= WORK REQUEST =
Count every line in the entries below that contains the word "makedirs", and give only that number.

##### DATA EXTRACTS #####

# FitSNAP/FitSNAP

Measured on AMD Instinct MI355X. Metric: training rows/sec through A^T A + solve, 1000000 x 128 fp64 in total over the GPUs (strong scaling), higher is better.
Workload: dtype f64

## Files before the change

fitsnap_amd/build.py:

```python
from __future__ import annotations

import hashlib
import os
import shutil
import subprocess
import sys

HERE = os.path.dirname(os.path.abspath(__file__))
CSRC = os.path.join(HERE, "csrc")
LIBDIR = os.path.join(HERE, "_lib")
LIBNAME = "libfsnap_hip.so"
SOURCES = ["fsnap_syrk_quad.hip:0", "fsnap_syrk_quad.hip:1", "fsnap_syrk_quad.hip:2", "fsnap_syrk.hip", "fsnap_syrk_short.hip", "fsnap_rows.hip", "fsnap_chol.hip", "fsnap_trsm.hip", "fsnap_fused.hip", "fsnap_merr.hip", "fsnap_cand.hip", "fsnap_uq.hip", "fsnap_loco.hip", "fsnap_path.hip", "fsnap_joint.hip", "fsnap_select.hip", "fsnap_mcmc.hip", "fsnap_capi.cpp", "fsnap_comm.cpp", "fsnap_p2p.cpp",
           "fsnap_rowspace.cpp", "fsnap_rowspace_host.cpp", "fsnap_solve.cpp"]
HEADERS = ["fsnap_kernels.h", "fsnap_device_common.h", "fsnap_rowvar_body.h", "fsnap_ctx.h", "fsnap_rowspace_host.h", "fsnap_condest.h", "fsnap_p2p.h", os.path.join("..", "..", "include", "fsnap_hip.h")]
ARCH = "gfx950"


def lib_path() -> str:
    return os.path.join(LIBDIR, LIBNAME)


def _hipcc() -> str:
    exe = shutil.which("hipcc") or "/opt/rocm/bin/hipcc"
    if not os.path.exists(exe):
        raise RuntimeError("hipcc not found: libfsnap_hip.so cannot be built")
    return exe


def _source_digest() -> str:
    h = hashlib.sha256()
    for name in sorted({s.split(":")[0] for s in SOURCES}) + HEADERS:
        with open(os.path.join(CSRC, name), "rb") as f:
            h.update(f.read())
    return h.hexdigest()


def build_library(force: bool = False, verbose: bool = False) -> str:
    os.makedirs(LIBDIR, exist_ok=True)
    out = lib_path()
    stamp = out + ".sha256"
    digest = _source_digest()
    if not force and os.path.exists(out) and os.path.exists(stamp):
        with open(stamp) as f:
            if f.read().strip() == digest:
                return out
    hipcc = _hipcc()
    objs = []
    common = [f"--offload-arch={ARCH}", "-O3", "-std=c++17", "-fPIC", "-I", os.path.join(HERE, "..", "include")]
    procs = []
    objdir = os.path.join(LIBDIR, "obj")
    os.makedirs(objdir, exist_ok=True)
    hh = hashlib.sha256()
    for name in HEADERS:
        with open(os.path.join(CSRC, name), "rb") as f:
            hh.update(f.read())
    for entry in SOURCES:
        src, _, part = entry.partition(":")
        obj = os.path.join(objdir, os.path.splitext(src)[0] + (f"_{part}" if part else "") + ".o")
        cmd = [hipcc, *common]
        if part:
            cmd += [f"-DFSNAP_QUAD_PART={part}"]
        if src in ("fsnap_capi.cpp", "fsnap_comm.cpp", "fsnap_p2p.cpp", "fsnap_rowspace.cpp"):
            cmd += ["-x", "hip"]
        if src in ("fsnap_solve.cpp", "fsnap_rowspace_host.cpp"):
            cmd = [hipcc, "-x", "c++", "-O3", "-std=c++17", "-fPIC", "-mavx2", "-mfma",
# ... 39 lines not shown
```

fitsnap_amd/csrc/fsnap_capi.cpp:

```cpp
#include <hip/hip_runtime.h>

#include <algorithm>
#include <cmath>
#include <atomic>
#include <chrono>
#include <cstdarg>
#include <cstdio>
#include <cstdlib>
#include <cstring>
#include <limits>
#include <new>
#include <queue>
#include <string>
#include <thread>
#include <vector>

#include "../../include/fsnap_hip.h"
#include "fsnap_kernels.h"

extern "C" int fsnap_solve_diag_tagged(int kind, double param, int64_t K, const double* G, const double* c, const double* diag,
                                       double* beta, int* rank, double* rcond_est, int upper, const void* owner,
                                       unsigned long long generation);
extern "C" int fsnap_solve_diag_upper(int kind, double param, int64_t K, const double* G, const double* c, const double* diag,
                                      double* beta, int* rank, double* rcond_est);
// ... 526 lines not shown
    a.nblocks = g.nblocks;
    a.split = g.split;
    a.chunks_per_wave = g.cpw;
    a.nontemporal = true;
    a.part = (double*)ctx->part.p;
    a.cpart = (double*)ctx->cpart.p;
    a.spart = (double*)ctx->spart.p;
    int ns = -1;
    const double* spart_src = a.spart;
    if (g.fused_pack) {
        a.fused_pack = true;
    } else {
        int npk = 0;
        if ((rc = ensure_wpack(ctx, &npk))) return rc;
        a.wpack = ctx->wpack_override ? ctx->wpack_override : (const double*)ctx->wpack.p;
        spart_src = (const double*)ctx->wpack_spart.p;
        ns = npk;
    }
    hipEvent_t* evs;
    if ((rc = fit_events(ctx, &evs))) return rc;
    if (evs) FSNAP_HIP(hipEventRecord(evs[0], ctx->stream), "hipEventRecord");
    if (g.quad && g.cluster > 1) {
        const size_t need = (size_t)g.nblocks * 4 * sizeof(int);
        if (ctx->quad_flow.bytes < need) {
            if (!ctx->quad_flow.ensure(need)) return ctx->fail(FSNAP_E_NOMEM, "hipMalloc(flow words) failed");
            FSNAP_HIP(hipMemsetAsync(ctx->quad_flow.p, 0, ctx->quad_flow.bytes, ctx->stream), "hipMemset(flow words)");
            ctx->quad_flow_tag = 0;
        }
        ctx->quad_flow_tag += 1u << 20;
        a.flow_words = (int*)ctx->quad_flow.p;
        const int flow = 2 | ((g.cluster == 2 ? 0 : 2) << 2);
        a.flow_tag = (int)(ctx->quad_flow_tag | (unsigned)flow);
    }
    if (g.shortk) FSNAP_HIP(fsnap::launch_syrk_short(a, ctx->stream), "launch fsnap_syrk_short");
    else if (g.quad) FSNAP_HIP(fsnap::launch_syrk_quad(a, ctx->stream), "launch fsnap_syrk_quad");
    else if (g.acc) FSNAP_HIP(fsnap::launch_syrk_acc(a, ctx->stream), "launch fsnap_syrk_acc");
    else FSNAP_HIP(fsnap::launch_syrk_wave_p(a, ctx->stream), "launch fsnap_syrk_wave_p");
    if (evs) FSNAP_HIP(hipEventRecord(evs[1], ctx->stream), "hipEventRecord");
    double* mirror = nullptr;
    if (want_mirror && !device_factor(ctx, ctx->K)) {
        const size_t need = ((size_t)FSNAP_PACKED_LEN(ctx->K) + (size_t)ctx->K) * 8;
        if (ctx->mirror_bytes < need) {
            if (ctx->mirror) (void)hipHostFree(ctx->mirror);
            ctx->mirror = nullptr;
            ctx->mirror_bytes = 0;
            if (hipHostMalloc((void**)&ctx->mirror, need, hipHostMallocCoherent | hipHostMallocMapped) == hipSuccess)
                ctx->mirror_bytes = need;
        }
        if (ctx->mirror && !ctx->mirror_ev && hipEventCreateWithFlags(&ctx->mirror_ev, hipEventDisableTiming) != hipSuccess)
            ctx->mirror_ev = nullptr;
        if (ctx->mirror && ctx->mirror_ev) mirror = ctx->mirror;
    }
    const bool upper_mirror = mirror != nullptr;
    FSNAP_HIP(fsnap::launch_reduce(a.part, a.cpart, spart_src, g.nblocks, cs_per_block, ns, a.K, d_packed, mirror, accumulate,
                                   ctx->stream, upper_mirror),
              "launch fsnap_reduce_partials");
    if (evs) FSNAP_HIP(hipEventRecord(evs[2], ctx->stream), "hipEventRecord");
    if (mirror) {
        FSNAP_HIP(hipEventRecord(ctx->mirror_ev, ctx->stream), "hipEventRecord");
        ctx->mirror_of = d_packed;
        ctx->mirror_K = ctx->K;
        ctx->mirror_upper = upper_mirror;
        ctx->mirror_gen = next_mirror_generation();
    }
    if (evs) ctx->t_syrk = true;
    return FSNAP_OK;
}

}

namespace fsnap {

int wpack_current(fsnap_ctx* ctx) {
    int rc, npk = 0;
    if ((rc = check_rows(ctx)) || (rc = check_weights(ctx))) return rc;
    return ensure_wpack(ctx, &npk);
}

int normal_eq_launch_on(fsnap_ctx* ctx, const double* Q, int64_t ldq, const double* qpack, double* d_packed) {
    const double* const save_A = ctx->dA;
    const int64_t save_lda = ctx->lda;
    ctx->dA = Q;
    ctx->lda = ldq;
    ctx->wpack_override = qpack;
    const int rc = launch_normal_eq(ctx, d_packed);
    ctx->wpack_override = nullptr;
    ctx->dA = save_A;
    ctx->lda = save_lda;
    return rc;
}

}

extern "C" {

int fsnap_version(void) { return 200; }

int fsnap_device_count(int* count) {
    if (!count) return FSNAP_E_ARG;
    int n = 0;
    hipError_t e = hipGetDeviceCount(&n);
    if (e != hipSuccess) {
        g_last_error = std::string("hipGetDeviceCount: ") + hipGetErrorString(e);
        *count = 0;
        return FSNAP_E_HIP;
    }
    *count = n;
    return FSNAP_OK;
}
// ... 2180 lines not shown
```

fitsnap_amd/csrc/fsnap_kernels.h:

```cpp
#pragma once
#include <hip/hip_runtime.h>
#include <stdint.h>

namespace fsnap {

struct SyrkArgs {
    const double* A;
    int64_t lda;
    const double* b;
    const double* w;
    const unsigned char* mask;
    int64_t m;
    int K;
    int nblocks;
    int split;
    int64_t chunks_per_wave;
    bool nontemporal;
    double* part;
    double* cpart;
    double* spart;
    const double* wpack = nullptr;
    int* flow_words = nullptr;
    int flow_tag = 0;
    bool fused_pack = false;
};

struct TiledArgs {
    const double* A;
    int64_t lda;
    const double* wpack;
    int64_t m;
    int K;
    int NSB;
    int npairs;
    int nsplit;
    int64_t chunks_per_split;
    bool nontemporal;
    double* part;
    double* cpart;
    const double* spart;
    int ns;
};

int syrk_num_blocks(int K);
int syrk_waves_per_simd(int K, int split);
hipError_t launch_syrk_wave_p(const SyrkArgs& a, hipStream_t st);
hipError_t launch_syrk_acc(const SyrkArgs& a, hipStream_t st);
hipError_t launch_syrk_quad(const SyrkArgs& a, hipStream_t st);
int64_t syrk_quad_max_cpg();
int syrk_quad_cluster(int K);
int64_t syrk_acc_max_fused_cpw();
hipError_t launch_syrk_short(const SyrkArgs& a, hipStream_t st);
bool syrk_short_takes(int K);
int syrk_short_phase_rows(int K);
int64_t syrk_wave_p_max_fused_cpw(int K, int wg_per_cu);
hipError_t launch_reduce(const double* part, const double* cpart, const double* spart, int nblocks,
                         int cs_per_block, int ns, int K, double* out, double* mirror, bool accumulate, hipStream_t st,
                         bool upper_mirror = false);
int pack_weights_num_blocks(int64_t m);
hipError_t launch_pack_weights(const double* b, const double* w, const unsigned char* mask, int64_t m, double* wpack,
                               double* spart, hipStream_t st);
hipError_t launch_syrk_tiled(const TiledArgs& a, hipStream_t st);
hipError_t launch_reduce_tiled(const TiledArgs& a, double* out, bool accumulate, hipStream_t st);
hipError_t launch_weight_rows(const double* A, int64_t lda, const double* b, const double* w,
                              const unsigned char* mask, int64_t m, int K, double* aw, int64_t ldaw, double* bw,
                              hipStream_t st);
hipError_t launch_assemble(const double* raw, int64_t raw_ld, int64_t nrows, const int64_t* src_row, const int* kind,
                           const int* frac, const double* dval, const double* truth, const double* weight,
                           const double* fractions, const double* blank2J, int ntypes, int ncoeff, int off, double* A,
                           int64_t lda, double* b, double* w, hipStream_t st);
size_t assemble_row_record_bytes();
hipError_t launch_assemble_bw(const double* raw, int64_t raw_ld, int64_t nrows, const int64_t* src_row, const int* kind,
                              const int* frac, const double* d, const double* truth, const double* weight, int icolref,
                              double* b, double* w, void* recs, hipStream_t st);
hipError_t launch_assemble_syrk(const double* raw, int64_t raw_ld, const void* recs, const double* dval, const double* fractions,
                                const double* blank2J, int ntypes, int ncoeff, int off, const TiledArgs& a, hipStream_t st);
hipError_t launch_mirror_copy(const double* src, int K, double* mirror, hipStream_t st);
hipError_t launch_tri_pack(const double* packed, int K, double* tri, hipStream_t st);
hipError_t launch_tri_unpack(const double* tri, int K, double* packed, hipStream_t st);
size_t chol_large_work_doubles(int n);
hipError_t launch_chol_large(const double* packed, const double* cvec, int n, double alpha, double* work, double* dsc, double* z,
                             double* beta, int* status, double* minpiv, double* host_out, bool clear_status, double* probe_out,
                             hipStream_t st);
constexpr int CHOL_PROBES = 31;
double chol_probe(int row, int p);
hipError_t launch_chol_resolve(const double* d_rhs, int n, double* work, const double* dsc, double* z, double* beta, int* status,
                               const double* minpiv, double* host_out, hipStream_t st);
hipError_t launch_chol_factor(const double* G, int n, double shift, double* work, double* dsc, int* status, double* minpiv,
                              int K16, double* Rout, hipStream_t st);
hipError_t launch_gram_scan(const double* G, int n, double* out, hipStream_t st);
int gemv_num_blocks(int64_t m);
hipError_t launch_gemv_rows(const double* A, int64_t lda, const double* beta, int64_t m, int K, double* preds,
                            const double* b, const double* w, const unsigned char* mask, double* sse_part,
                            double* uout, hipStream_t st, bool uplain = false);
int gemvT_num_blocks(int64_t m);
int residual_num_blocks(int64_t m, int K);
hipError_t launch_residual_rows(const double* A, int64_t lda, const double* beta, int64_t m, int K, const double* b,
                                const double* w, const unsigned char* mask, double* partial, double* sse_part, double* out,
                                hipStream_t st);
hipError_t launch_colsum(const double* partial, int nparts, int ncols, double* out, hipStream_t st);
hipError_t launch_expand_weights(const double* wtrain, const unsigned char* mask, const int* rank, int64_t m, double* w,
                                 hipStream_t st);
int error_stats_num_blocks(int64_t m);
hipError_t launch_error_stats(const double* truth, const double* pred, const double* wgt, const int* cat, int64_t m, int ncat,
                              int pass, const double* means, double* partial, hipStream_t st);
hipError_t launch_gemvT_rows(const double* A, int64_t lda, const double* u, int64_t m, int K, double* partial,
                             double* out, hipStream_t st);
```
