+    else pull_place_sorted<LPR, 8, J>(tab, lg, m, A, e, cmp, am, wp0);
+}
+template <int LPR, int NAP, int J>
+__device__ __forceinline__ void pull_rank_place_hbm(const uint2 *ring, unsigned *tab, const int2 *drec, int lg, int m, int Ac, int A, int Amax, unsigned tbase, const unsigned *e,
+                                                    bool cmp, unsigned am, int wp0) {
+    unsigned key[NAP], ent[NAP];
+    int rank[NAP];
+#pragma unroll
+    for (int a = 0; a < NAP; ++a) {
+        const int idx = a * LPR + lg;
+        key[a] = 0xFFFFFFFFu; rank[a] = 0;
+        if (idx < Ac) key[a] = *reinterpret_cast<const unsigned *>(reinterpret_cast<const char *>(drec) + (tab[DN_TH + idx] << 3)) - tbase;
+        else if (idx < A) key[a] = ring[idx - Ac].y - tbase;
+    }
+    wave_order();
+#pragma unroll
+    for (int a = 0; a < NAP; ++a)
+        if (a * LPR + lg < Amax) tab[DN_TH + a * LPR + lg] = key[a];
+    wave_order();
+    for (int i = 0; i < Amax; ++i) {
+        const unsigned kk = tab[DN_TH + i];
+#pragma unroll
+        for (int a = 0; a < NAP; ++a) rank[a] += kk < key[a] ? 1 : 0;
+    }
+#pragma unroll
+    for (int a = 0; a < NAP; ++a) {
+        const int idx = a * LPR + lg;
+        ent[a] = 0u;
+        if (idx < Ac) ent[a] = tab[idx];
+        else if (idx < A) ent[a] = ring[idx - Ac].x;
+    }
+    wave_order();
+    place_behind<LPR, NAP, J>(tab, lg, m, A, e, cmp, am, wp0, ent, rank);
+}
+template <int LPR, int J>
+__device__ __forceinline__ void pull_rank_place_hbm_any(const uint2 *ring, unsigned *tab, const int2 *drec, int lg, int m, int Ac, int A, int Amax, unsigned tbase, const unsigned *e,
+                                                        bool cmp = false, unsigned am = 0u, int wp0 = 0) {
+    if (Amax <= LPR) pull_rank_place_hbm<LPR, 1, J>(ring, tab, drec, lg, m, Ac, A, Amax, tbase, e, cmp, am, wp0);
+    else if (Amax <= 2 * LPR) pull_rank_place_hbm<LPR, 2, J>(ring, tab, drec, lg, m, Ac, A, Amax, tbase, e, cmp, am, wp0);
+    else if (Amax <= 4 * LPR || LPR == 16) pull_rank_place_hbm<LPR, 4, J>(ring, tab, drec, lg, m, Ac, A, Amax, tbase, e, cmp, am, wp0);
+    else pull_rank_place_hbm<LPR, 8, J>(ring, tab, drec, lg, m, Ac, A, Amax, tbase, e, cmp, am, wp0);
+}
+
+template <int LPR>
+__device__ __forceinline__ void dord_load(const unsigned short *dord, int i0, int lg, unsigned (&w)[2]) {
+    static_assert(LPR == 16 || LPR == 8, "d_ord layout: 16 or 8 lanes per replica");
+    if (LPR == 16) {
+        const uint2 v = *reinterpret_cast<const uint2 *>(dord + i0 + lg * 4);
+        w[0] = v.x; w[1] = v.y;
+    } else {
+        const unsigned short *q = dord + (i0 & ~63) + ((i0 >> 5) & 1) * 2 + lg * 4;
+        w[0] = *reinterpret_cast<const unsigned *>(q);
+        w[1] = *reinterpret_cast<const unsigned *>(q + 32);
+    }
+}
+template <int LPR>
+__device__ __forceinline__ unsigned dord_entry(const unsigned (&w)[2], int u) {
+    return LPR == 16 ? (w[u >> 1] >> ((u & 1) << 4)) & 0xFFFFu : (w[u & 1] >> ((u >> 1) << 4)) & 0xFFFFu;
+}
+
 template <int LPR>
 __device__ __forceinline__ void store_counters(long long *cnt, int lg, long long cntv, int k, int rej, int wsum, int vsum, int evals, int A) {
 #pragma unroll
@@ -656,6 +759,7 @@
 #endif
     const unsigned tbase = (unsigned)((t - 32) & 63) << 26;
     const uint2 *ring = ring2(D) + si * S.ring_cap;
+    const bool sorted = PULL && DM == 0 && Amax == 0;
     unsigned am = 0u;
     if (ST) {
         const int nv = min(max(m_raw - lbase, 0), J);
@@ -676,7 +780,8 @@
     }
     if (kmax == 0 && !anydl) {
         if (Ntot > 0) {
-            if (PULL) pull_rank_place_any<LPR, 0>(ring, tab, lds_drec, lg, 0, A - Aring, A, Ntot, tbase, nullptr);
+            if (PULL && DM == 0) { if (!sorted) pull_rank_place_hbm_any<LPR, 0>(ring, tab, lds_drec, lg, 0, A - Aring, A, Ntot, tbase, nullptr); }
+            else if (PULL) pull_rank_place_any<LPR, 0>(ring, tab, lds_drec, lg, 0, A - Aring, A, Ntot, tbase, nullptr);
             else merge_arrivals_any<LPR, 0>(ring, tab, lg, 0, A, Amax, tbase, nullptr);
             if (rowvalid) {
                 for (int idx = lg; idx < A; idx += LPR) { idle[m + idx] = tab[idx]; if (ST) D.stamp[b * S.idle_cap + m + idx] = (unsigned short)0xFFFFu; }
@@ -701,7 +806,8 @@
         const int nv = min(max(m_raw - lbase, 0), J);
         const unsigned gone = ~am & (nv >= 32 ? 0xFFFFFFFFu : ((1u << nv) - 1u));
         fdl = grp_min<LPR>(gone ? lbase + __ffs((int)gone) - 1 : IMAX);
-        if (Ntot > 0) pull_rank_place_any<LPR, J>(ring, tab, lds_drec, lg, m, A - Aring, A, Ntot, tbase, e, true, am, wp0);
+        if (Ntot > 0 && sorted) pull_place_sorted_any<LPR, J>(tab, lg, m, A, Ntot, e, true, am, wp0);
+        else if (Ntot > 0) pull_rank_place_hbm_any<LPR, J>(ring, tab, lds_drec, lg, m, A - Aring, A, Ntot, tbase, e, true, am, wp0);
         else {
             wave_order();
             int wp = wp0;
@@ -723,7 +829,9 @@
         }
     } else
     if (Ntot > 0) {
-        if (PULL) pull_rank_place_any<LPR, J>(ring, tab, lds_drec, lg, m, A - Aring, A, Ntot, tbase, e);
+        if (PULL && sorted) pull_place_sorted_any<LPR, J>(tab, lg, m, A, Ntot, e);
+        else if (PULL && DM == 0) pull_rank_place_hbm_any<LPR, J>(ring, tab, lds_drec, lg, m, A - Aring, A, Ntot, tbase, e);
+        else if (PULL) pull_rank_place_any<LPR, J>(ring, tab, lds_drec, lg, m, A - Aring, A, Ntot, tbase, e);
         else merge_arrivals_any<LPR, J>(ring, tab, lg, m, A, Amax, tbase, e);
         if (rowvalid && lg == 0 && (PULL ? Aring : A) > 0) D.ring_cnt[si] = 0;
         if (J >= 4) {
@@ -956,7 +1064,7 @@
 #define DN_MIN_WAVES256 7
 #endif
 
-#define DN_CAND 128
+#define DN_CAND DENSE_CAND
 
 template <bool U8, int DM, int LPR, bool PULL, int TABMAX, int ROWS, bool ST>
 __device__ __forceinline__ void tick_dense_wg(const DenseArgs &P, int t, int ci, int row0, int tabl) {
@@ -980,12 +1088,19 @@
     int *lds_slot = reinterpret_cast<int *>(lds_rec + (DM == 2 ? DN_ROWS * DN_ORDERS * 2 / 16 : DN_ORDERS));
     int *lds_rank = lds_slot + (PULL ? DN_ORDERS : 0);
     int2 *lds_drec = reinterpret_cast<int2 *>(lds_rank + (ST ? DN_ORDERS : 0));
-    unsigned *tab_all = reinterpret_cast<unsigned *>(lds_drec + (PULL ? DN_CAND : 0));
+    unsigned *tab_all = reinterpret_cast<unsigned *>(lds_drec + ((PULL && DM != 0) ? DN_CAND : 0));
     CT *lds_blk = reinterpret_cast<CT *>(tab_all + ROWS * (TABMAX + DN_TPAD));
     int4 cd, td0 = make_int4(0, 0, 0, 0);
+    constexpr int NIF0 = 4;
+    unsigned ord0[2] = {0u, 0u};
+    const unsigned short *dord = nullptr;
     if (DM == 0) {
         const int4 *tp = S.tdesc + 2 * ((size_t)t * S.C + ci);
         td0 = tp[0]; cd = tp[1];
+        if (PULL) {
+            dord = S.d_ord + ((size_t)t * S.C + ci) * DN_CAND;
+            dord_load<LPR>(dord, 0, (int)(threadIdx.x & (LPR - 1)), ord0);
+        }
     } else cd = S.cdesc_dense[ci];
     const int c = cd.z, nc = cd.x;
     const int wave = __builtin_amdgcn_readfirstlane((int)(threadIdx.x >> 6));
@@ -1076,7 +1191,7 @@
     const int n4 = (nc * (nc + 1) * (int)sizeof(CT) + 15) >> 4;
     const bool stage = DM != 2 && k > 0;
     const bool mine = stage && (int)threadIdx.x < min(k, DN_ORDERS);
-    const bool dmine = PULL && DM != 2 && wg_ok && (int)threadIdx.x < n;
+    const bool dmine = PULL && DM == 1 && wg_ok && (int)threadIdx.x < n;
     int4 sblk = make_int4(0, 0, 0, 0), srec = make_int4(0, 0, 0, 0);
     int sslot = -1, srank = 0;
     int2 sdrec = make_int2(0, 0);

#####

= RESPONSE BOX =
2